Yesterday, the Department of Health and Human Services
released proposed rules intended to create a flexible framework for state health insurance exchanges and the federal fall back exchange under the Affordable Care Act ("ACA"). The HHS press release is titled "HHS and states move to establish Affordable Insurance Exchanges, give Americans the same insurance choices as members of Congress." While the FEHBlog believe that this title is an homage to the FEHB Program, the fact of the matter is that the ACA pushes members of Congress out of the FEHB Program and into the exchanges in 2014. (The President stays in the FEHB Program.)
The ACA requires that these exchanges offer health insurance options to members of Congress, other individuals, and businesses with less than 100 employees in 2014. Modern Healthcare
reports that
Joel Ario, who serves as the director of the office of health insurance exchanges at the Office for Consumer Information and Insurance Oversight, said there are two main priorities this year for states to establish exchanges. The first is to adopt some form of governance structure, which he said 10 to 12 states have done already. "A second important step early on is the development of the IT infrastructure toward the exchanges," Ario said. "Thirty states have started that process and are moving forward at varying levels.
The AMA News
reports on the annual AHIP Institute that recently was held in San Francisco. According to the article,
A few key elements of insurers' planning emerged at the meeting:
First, cutting overhead is critical. With medical spending minimums in place starting this year, health plans' profitability depends on efficiency. They are looking for ways to cut costs that do not affect medical spending. That's a reversal from decades of trying to minimize spending.
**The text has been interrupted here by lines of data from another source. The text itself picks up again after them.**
def slab_reduce(slab: torch.Tensor, n: int, out: torch.Tensor, accumulate: bool = False) -> None:
    _req(slab, torch.float32, "slab")
    _req(out, torch.float32, "out")
    if slab.dim() != 2 or slab.shape[1] < n or out.numel() < n:
        raise ValueError("slab must be (n_slab, stride>=n) and out must hold n floats")
    check(
        lib().mava_slab_reduce_f32(ptr(slab), slab.shape[0], slab.shape[1], n, int(accumulate), ptr(out),
                                   stream_ptr()),
        "mava_slab_reduce_f32",
    )


def slab_reduce_cols(slab: torch.Tensor, col0: int, n: int, out: torch.Tensor, accumulate: bool = False) -> None:
    _req(slab, torch.float32, "slab")
    _req(out, torch.float32, "out")
    if slab.dim() != 2 or col0 < 0 or slab.shape[1] < col0 + n or out.numel() < n:
        raise ValueError("slab must be (n_slab, stride >= col0 + n) and out must hold n floats")
    check(lib().mava_slab_reduce_f32(slab.data_ptr() + 4 * col0, slab.shape[0], slab.shape[1], n, int(accumulate), ptr(out), stream_ptr()),
          "mava_slab_reduce_f32")


def ppo_finish_workspace(Pa: int, Pc: int, device) -> torch.Tensor:
    n = int(lib().mava_ppo_finish_workspace_bytes(Pa, Pc))
    return torch.zeros((n + 7) // 8, dtype=torch.float64, device=device)


def ppo_finish(ctx: Optional[Ctx], slab_a, slab_c, Pa: int, Pc: int, g, p, m, v, count, lr_a: float, lr_c: float, *,
               grad_scale: float, max_norm: float, decay: bool, steps_per_update: int, num_updates: int, vf_coef: float,
               ent_coef: float, metrics_out, critic_din: int, workspace: torch.Tensor, b1: float = 0.9, b2: float = 0.999,
               eps: float = 1e-5) -> None:
    reduced = slab_a is None
    if not reduced:
        _req(slab_a, torch.float32, "slab_a")
        _req(slab_c, torch.float32, "slab_c")
        if slab_a.dim() != 2 or slab_c.dim() != 2 or slab_a.shape[0] != slab_c.shape[0] or slab_a.shape[1] < Pa + 2 or slab_c.shape[1] < Pc + 1:
            raise ValueError("ppo_finish: slabs must be (n_slab, >= P + 2) with equal slab counts")
    for name, t, n in (("g", g, Pa + Pc + 3), ("p", p, Pa + Pc), ("m", m, Pa + Pc), ("v", v, Pa + Pc)):
        _req(t, torch.float32, name)
        if t.numel() < n:
            raise ValueError(f"{name}: needs at least {n} elements")
    _req(count, torch.int32, "count")
    _req(workspace, torch.float64, "workspace")
    if metrics_out is not None:
        _req(metrics_out, torch.float32, "metrics_out")
    check(lib().mava_ppo_finish_f32(ctx_ptr(ctx), ptr(slab_a), 0 if reduced else slab_a.shape[1], ptr(slab_c),
                                    0 if reduced else slab_c.shape[1], 0 if reduced else slab_a.shape[0], Pa, Pc,
                                    ptr(g), ptr(p), ptr(m), ptr(v), ptr(count), lr_a, lr_c, grad_scale, max_norm, int(decay),
                                    steps_per_update, num_updates, b1, b2, eps, vf_coef, ent_coef, ptr(metrics_out), critic_din,
                                    ptr(workspace), workspace.numel() * 8, stream_ptr()), "mava_ppo_finish_f32")


def mlp_param_count(din: int, n_out: int) -> int:
    return lib().mava_mlp_param_count(din, n_out)


def mlp_forward(params: torch.Tensor, din: int, n_out: int, x: torch.Tensor, rows: Optional[int] = None,
                x_share: int = 1, out: Optional[torch.Tensor] = None, ctx: Optional[Ctx] = None) -> torch.Tensor:
    _req(params, torch.float32, "params")
    if params.numel() != mlp_param_count(din, n_out):
        raise ValueError(f"params: expected {mlp_param_count(din, n_out)} floats, got {params.numel()}")
    _req(x, torch.float32, "x")
    if x.dim() != 2 or x.shape[1] != din:
        raise ValueError(f"x: expected (rows, {din}), got {tuple(x.shape)}")
    if rows is None:
        rows = x.shape[0] * x_share
    if (rows + x_share - 1) // x_share > x.shape[0]:
        raise ValueError("x has too few rows for rows/x_share")
    if out is None:
        out = torch.empty((rows, n_out), dtype=torch.float32, device=x.device)
    else:
        _req(out, torch.float32, "out")
        if out.numel() != rows * n_out:
            raise ValueError(f"out: expected {rows * n_out} elements, got {out.numel()}")
    check(lib().mava_mlp_forward_f32(ctx_ptr(ctx), ptr(params), din, n_out, ptr(x), x_share, rows, ptr(out), stream_ptr()),
          "mava_mlp_forward_f32")
    return out


def policy_step(actor_params, critic_params, agents_view, action_mask, critic_input, *, n_actions: int,
                critic_share: int = 1, critic_rows: Optional[int] = None, value_broadcast: int = 1, seed: int,
                step: int, row_offset: int = 0, greedy: bool = False, forced_action=None, out=None,
                want_logits: bool = False, step_base: Optional[torch.Tensor] = None, ctx: Optional[Ctx] = None):
    if step_base is not None:
        _req(step_base, torch.int32, "step_base")
    _req(agents_view, torch.float32, "agents_view")
    rows, actor_din = agents_view.shape
    _req(critic_input, torch.float32, "critic_input")
    critic_din = critic_input.shape[1]
    if critic_rows is None:
        critic_rows = critic_input.shape[0] * critic_share
    if (critic_rows + critic_share - 1) // critic_share > critic_input.shape[0]:
        raise ValueError("critic_input has too few rows")
    _req(actor_params, torch.float32, "actor_params")
    _req(critic_params, torch.float32, "critic_params")
    if actor_params.numel() != mlp_param_count(actor_din, n_actions):
        raise ValueError("actor_params: wrong size")
    if critic_params.numel() != mlp_param_count(critic_din, 1):
        raise ValueError("critic_params: wrong size")
    if action_mask is not None:
        action_mask = _as_u8(action_mask)
        _req(action_mask, torch.uint8, "action_mask", (rows, n_actions))
    if forced_action is not None:
        _req(forced_action, torch.int32, "forced_action", (rows,))
    dev = agents_view.device
    if out is None:
        action = torch.empty((rows,), dtype=torch.int32, device=dev)
        log_prob = torch.empty((rows,), dtype=torch.float32, device=dev)
        value = torch.empty((critic_rows * value_broadcast,), dtype=torch.float32, device=dev)
    else:
        action, log_prob, value = out
        _req(action, torch.int32, "action")
        _req(log_prob, torch.float32, "log_prob")
        _req(value, torch.float32, "value")
        if action.numel() != rows or log_prob.numel() != rows or value.numel() != critic_rows * value_broadcast:
            raise ValueError("policy_step: output buffers have the wrong size")
    logits = torch.empty((rows, n_actions), dtype=torch.float32, device=dev) if want_logits else None
    check(
        lib().mava_policy_step_f32(ctx_ptr(ctx), ptr(actor_params), actor_din, n_actions, ptr(agents_view), ptr(action_mask),
                                   ptr(critic_params), critic_din, ptr(critic_input), critic_share, critic_rows,
                                   value_broadcast, rows, seed & 0xFFFFFFFFFFFFFFFF, step & 0xFFFFFFFF,
                                   ptr(step_base), row_offset & 0xFFFFFFFF, int(greedy), ptr(forced_action), ptr(action),
                                   ptr(log_prob), ptr(value), ptr(logits), stream_ptr()),
        "mava_policy_step_f32",
    )
    return action, log_prob, value, logits


def continuous_param_count(din: int, action_dim: int) -> int:
    return mlp_param_count(din, action_dim) + action_dim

Second, individual customers are the new market, since individuals, not employers, will be doing more shopping for coverage in the future. Marketing to people who fit into thousands of niches is different from marketing to executives at large corporations. Some health plans are experienced at this but are used to spending lots of money in their individual markets. That budget will be constrained in this new era.
Third, health plans will share financial risk and use new technology with physicians in this post-reform world. Insurers want to identify which systems are going to work best and figure out how to get doctors and hospitals to practice in a way that saves everyone money.
In April 2011, the Labor Department held an open forum on implementation of the ACA provision requiring large employers (200 or more employees, including the federal government) to automatically enroll
new employees in their health benefit program, subject to an opt-out right. This new rule which is an amendment to the Fair Labor Standards Act takes effect in 2014. Today, the Labor Department posted a
transcript of the forum on its website. Although the FEHB Program was not discussed, the meeting substance was interesting and proves that nothing is simple.